Collected data:
______________________________

+template <int MI, int NI, int TM, int TN, int MODE, int EPW, int J0, int JN, bool SYNC, bool STRAIGHT, int PAR = 0, bool STATS = false>
 __device__ __forceinline__ void gemm_epilogue_impl(const GemmParams& p, f32x16_t (&acc)[MI][NI], float* smem_f, int m0, int n0,
                                                    int wm, int wn, int wave, int lane) {
   const int l31 = lane & 31, lh = lane >> 5;
@@ -118,6 +230,47 @@
 #pragma unroll
   for (int i = 0; i < MI; ++i) {
     const int m_base = m0 + wm * TM + i * 32;
+    if constexpr (STATS && MODE == 0 && PAR == 0 && CPR_POW2) {
+      if (p.stats && fast_ok && m_base + 32 <= p.M && (!p.rowbias || p.rows_per_rb >= 32)) {
+        const bool col_ok = ncol0 + (lane & cmask) * 8 < p.N;
+        u16* c_base = p.C + (int64_t)m_base * p.ldc + ncol0;
+        float* st_w = p.stats + ((int64_t)(m_base >> 5) * p.N + ncol0) * 2;
+        if (plain) {
+          u16* sb = reinterpret_cast<u16*>(stage);
+          stage_block<NI, MODE, J0, JN, true>(acc[i], sb + l31 * SBH + 4 * lh);
+          __builtin_amdgcn_fence(__ATOMIC_RELEASE, "wavefront");
+          __builtin_amdgcn_fence(__ATOMIC_ACQUIRE, "wavefront");
+#pragma unroll
+          for (int it = 0; it < TASKS / 64; ++it) {
+            const int id = lane + it * 64;
+            const int row = id >> cshift, cc = id & cmask;
+            const uint2* s = reinterpret_cast<const uint2*>(sb + row * SBH + cc * 8);
+            const uint2 lo = s[0], hi = s[1];
+            U4 o;
+            o.x = lo.x; o.y = lo.y; o.z = hi.x; o.w = hi.y;
+            if (col_ok) stg16(c_base + (uint32_t)(row * (int)p.ldc + cc * 8), o);
+          }
+          EpiStatsCols<TNO, SBH * 2, 16>::run(sb, st_w, lane, p.N - ncol0);
+        } else {
+          stage_block<NI, MODE, J0, JN, false>(acc[i], stage + l31 * SLD + 4 * lh);
+          __builtin_amdgcn_fence(__ATOMIC_RELEASE, "wavefront");
+          __builtin_amdgcn_fence(__ATOMIC_ACQUIRE, "wavefront");
+          int q0 = 0, r0 = 0;
+          if (p.rowbias) {
+            q0 = m_base / p.rows_per_rb;
+            r0 = m_base - q0 * p.rows_per_rb;
+          }
+          stats_readback<CPR, SLD, STRAIGHT ? 2 : 1>(p, stage, c_base, p.res ? p.res + (int64_t)m_base * p.ld_res + ncol0 : nullptr,
+                                                     p.rowbias ? p.rowbias + ncol0 : nullptr, q0, r0, lane, col_ok);
+          __builtin_amdgcn_fence(__ATOMIC_RELEASE, "wavefront");
+          __builtin_amdgcn_fence(__ATOMIC_ACQUIRE, "wavefront");
+          EpiStatsCols<TNO, SLD * 4, 32>::run(stage, st_w, lane, p.N - ncol0);
+        }
+        __builtin_amdgcn_fence(__ATOMIC_RELEASE, "wavefront");
+        __builtin_amdgcn_fence(__ATOMIC_ACQUIRE, "wavefront");
+        continue;
+      }
+    }
     if (plain) {
       u16* sb = reinterpret_cast<u16*>(stage);
       u16* srow = sb + l31 * SBH + 4 * lh;
@@ -466,18 +619,18 @@
   static constexpr int EPW = TN <= 128 ? TN : 128;
 };
 
-template <int MI, int NI, int TM, int TN, int MODE, bool STRAIGHT, int PAR = 0>
+template <int MI, int NI, int TM, int TN, int MODE, bool STRAIGHT, int PAR = 0, bool STATS = false>
 __device__ __forceinline__ void gemm_epilogue_mode(const GemmParams& p, f32x16_t (&acc)[MI][NI], float* smem_f, int m0, int n0,
                                                    int wm, int wn, int wave, int lane) {
   constexpr int NJ = MODE == 2 ? NI / 2 : NI;
   constexpr int EPW = EpiGeom<TN>::EPW;
   constexpr int G = EPW / 32;
   if constexpr (NJ <= G) {
-    gemm_epilogue_impl<MI, NI, TM, TN, MODE, EPW, 0, NJ, true, STRAIGHT, PAR>(p, acc, smem_f, m0, n0, wm, wn, wave, lane);
+    gemm_epilogue_impl<MI, NI, TM, TN, MODE, EPW, 0, NJ, true, STRAIGHT, PAR, STATS>(p, acc, smem_f, m0, n0, wm, wn, wave, lane);
   } else {
     static_assert(NJ <= 2 * G, "at most two column groups");
-    gemm_epilogue_impl<MI, NI, TM, TN, MODE, EPW, 0, G, true, STRAIGHT, PAR>(p, acc, smem_f, m0, n0, wm, wn, wave, lane);
-    gemm_epilogue_impl<MI, NI, TM, TN, MODE, EPW, G, NJ - G, false, STRAIGHT, PAR>(p, acc, smem_f, m0, n0, wm, wn, wave, lane);
+    gemm_epilogue_impl<MI, NI, TM, TN, MODE, EPW, 0, G, true, STRAIGHT, PAR, STATS>(p, acc, smem_f, m0, n0, wm, wn, wave, lane);
+    gemm_epilogue_impl<MI, NI, TM, TN, MODE, EPW, G, NJ - G, false, STRAIGHT, PAR, STATS>(p, acc, smem_f, m0, n0, wm, wn, wave, lane);
   }
 }
 
@@ -486,17 +639,17 @@
   static constexpr bool STRAIGHT = NW <= 8 && MI * NI <= 8 && !(NW == 8 && SMEM <= 80 * 1024);
 };
 
-template <int MI, int NI, int TM, int TN, bool STRAIGHT = false, int PAR = 0>
+template <int MI, int NI, int TM, int TN, bool STRAIGHT = false, int PAR = 0, bool STATS = false>
 __device__ __forceinline__ void gemm_epilogue(const GemmParams& p, f32x16_t (&acc)[MI][NI], float* smem_f, int m0, int n0,
                                               int wm, int wn, int wave, int lane) {
   if constexpr (NI >= 2 && NI % 2 == 0) {
     if (p.flags & DM4D_EPI_GEGLU) {
-      gemm_epilogue_mode<MI, NI, TM, TN, 2, STRAIGHT, PAR>(p, acc, smem_f, m0, n0, wm, wn, wave, lane);
+      gemm_epilogue_mode<MI, NI, TM, TN, 2, STRAIGHT, PAR, STATS>(p, acc, smem_f, m0, n0, wm, wn, wave, lane);
       return;
     }
   }
-  if (p.flags & DM4D_EPI_SILU) gemm_epilogue_mode<MI, NI, TM, TN, 1, STRAIGHT, PAR>(p, acc, smem_f, m0, n0, wm, wn, wave, lane);
-  else gemm_epilogue_mode<MI, NI, TM, TN, 0, STRAIGHT, PAR>(p, acc, smem_f, m0, n0, wm, wn, wave, lane);
+  if (p.flags & DM4D_EPI_SILU) gemm_epilogue_mode<MI, NI, TM, TN, 1, STRAIGHT, PAR, STATS>(p, acc, smem_f, m0, n0, wm, wn, wave, lane);
+  else gemm_epilogue_mode<MI, NI, TM, TN, 0, STRAIGHT, PAR, STATS>(p, acc, smem_f, m0, n0, wm, wn, wave, lane);
 }
 
 
diff --git a/diffuman4d_amd/csrc/gemm_params.h b/diffuman4d_amd/csrc/gemm_params.h
--- a/diffuman4d_amd/csrc/gemm_params.h
+++ b/diffuman4d_amd/csrc/gemm_params.h
@@ -31,6 +31,7 @@
   int up_w;
   int scale_cols;
   float col_scale;
+  float* stats;
 };
 
 }
diff --git a/diffuman4d_amd/csrc/gemm_select.h b/diffuman4d_amd/csrc/gemm_select.h
--- a/diffuman4d_amd/csrc/gemm_select.h
+++ b/diffuman4d_amd/csrc/gemm_select.h
@@ -150,6 +150,27 @@
   return {choose_cfg<CONV>(p), 1};
 }
 
+constexpr bool stats_id(bool conv, int id) {
+  return conv ? (id == 33 || id == 35 || id == 36 || id == 37 || id == 23 || id == 24) : (id == 69 || id == 46);
+}
+
+template <bool CONV>
+inline bool epi_stats_ok(const GemmParams& p, int prec, int hw, int forced_id) {
+  if (prec != PREC_FAST || hw < 32 || hw % 32 != 0 || p.M % hw != 0) return false;
+  if (p.up_w != 0 || p.flags != 0) return false;
+  if ((p.N & 7) || (p.ldc & 7) || p.ldc >= (1 << 24)) return false;
+  if (p.res && ((p.ld_res & 7) || p.ld_res >= (1 << 24))) return false;
+  if (p.rowbias && ((p.ld_rb & 7) || p.rows_per_rb < 32)) return false;
+  const GemmChoice c = forced_id ? GemmChoice{forced_id, 1} : select_cfg<CONV>(p, prec);
+  return c.splits <= 1 && stats_id(CONV, c.id);
+}
+
+inline bool gn_partials_ok(int C1, int C2, int HW, int groups, bool has1, bool has2) {
+  if (HW < 32 || HW % 32 != 0 || groups <= 0) return false;
+  if (C1 <= 0 || (C1 & 7) || C2 < 0 || (C2 & 7) || (C1 + C2) % groups != 0) return false;
+  return has1 && (C2 == 0 || has2);
+}
+
 inline int choose_up2x(const GemmParams& p) {
   const long tm256 = (p.M + 255) / 256;
   if (p.N % 128 == 0) return tm256 * (p.N / 128) >= 200 ? 32 : 31;
diff --git a/diffuman4d_amd/csrc/norm.hip b/diffuman4d_amd/csrc/norm.hip
--- a/diffuman4d_amd/csrc/norm.hip
+++ b/diffuman4d_amd/csrc/norm.hip
@@ -1,6 +1,7 @@
 #include "common.h"
 #include "dm4d.h"
 #include "errors.h"
+#include "gemm_select.h"
 
 namespace {
 
@@ -70,6 +71,7 @@
   int silu;
   float* ws;
   u16* Yraw;
+  const float* stat;
 };
 
 template <int IO = 0>
@@ -177,6 +179,12 @@
   const int p0 = chunk * per, p1 = min(p0 + per, p.HW);
   const int tid = threadIdx.x;
   const int gs = C / p.groups;
+  if (p.stat) {
+    for (int g = tid; g < p.groups; g += GN_THREADS) {
+      mean[g] = p.stat[((int64_t)b * p.groups + g) * 2 + 0];
+      rstd[g] = p.stat[((int64_t)b * p.groups + g) * 2 + 1];
+    }
+  } else {
   {
     const int slices = GN_THREADS / p.groups > 0 ? GN_THREADS / p.groups : 1;
     const int g = tid % p.groups, sl = tid / p.groups;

______________________________

# What the task requires
Please go through each line of the data and count those that contain the string "template"; give that number alone.

# Answer space
7